To make caramelized onions really only need one thing and that’s patience. Well, technically you also need some onions, oil, and stock/water but those ingredients are irreverent without patience. There isn’t a secret trick or formula other than you want the onions to brown but not burn. Personally, any recipe that calls for adding sugar or baking soda to speed up the process won’t produce that silky, sweet flavor. Somethings are just worth the wait and for me good caramelized onions are one of those things. This recipe is not quick but it is easy if you set aside about an hour of your time and bring a cup of patience.
There are endless recipes that use caramelized onions from French Onion Dip to French Onion Soup and a thousand dishes in between. As they say, the world is my oyster or in this case, the world is my caramelized onion.
5 Things to Know When Making Caramelized Onions
Use a Wide Saucepan
You want the onions to cook not steam. If they are in a narrow saucepan they will steam like other vegetables. You want the onions to have plenty of room to cook and for the released moisture to evaporate. A wide saucepan with higher sides will give the onions plenty of room and the higher sides will keep the onions from spilling out onto your stove.
You Can Use Any Onions
Any onion can be used to make caramelized onions but some produce a sweeter flavor than others.
- White onion: have a bite to them as well as sweetness
- Sweet onion: are the mildest of onions that have less sulfur so the natural sweetness comes through but have the highest water content so will require longer cooking
- Red onion: in raw form are spicy but when cooked they will loose some of the spice and become sweeter
- Yellow onion: with a flavor and sweetness between yellow and red they are the most common and preferred for cooking
Best Fat for Caramelizing Onions
You can use any fat to caramelize onions -butter, vegetable oils, nut oils, lard, or animal fat but each can add flavor (or not) to your caramelized onions. My preferred fat is a combination of butter and olive oil. The butter helps start the browning process and will add another layer of richness. The olive oil with its higher smoke point will help keep the onions from burning, and I like the slight peppery bitterness that the olive oil brings to the onions. However, avoid extra virgin olive oil since its smoke point is lower.
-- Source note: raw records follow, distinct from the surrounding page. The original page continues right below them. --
@@ -278,8 +276,10 @@
       }
     };
 
-    auto stream_run = [&](auto al4_tag) {
-      constexpr bool AL4 = decltype(al4_tag)::value;
+    {
+      const bool AL4 = al4 && (FIXED || loaded >= nimg);
+      constexpr bool PRE = MODE == kRef;
+      constexpr bool EARLY = PRE && !BLK;
       for (uint32_t g = 0; g < nsteps && !bad; g += U) {
   #pragma unroll
         for (int u = 0; u < U; ++u) {
@@ -321,6 +321,14 @@
           const uint32_t q2 = dev::dot2_u16(w.y, q1);
           const uint32_t q3 = dev::dot2_u16(w.z, q2);
           const uint32_t tot = dev::dot2_u16(w.w, q3);
+          uint32_t r0, r1, r2, r3;
+          if (PRE && !AL4) {
+            r0 = w.x << 16;
+            r1 = __builtin_amdgcn_perm(q1 + w.y, q1, 0x05040100u);
+            r2 = __builtin_amdgcn_perm(q2 + w.z, q2, 0x05040100u);
+            r3 = __builtin_amdgcn_perm(q3 + w.w, q3, 0x05040100u);
+          }
+          if constexpr (EARLY) ring[u] = load_step(st + U);
 #ifdef TCPCK_PROBE
           if (a.dbg && st == 0) t_first = stamp_after(tot);
 #endif
@@ -333,23 +341,25 @@
             if (!table) {
               const uint32_t p0 = carry + incl - tot;
               const uint32_t b1 = p0 + q1, b2 = p0 + q2, b3 = p0 + q3;
-              if constexpr (AL4) {
+              if (AL4) {
                 pre4[lane] = u32x4{p0, b1, b2, b3};
+                asm volatile("");
               } else if constexpr (MODE == kRfc1071) {
                 pre4[2 * lane] = u32x4{p0, p0 + (w.x & 0xFFFFu), b1, b1 + (w.y & 0xFFFFu)};
                 pre4[2 * lane + 1] = u32x4{b2, b2 + (w.z & 0xFFFFu), b3, b3 + (w.w & 0xFFFFu)};
-              } else
-                pre4[lane] = u32x4{__builtin_amdgcn_perm(p0 + w.x, p0, 0x05040100u),
-                                   __builtin_amdgcn_perm(b1 + w.y, b1, 0x05040100u),
-                                   __builtin_amdgcn_perm(b2 + w.z, b2, 0x05040100u),
-                                   __builtin_amdgcn_perm(b3 + w.w, b3, 0x05040100u)};
+              } else {
+                asm volatile("" : "+v"(r0), "+v"(r1), "+v"(r2), "+v"(r3));
+                const uint32_t pp = __builtin_amdgcn_perm(p0, p0, 0x05040100u);
+                pre4[lane] = u32x4{dev::pk_add_u16(r0, pp), dev::pk_add_u16(r1, pp), dev::pk_add_u16(r2, pp),
+                                   dev::pk_add_u16(r3, pp)};
+              }
               __builtin_amdgcn_wave_barrier();
               table = true;
             }
             const uint32_t cnt = static_cast<uint32_t>(__popcll(bal));
             const uint32_t off = min(e - sb, 1022u);
-            const uint32_t P = AL4 ? s_pre[wv][off >> 2]
-                                   : (MODE == kRfc1071 ? s_pre[wv][off >> 1] : static_cast<uint32_t>(pre16[off >> 1]));
+            const uint32_t P =
+                MODE == kRfc1071 ? s_pre[wv][off >> (AL4 ? 2 : 1)] : static_cast<uint32_t>(pre16[off >> 1]);
             const uint32_t pprev = static_cast<uint32_t>(
                 __builtin_amdgcn_update_dpp(static_cast<int>(p_last), static_cast<int>(P), 0x138, 0xF, 0xF, false));
             if constexpr (OP == kFill) {
@@ -412,14 +422,10 @@
           }
           __builtin_amdgcn_wave_barrier();
           carry += dev::read_lane(incl, 63);
-          ring[u] = load_step(st + U);
+          if constexpr (!EARLY) ring[u] = load_step(st + U);
         }
       }
-    };
-    if (al4 && (FIXED || loaded >= nimg))
-      stream_run(std::true_type{});
-    else
-      stream_run(std::false_type{});
+    }
     if constexpr (!FIXED) bad = bad || pos != span || loaded < nimg;
     if (BLK && !bad && jn < nv) {
       const uint16_t c = dev::finish<MODE>(carry - p_last);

Effects of Using Baking Soda
Using baking soda will speed up the “caramelization” process since it increases the pH. But with any action, there is always a reaction. While baking soda will speed up the process by about 75% it changes the texture of the onions. The onions will dissolve a bit more and you will get onions that are more like onion jam than caramelized onions.
How to Use Caramelized Onions
There are many ways to use caramelize onions but here are a few of my favorites:
- French Onion Soup – you will want to caramelize the onions until they are a blond color
- French Onion Dip – use golden-brown or caramel-colored caramelized onions
- Burger toppings – caramelize the onions until a deep golden brown and the edges are nearly crisp
The longer you caramelize the onion the browner and sweeter the onions will get. The level of caramelization will change the texture and flavor as the onions breakdown. The length of caramelization depends on how you are using your onions.
Let’s Get Cooking
Are you ready to Caramelize Onions? Grab your widest pan to avoid overcrowding and allow the moisture to evaporate as the onions caramelize. I also recommend a wooden spoon for deglazing the pan.
Pro-tip: Make a bigger batch than you need. Caramelized onions will last approximately 5 days in the refrigerator but can easily be frozen. Ice trays and muffin tins work great at creating smaller portions. They will last about 3 months in the freezer.
How To Make Caramelized Onions
- large sauce pan with high sides
- 3 large peeled sweet or yellow onions, (about 1.5 pounds)
- 2 tbsp olive oil
- 2 tbsp unsalted butter
- 1.5 cups water or chicken stock
- Rough chop onions so that slices are between ⅛ and ¼ inches thick.
- Heat the butter and olive oil in a saucepan on medium heat. Once the butter has melted add onions and sweat them until they become translucent.
- Reduce heat to low and continue to cook onions, stirring every 5-10 minutes to prevent them from sticking. Deglaze pan with water or chicken stock when fond starts to form on the pan.
- As onions continue to caramelize, continue stirring every 5-10 minutes and deglazing the saucepan as fond forms.
- When the onions achieve a blonde color they are perfect for cooking French Onion Soup.
- When the onions achieve a golden-brown or caramel color they are perfect for making French Onion Dip.
- When the onions achieve a deep golden-brown which is a perfect topping to burgers or pizza.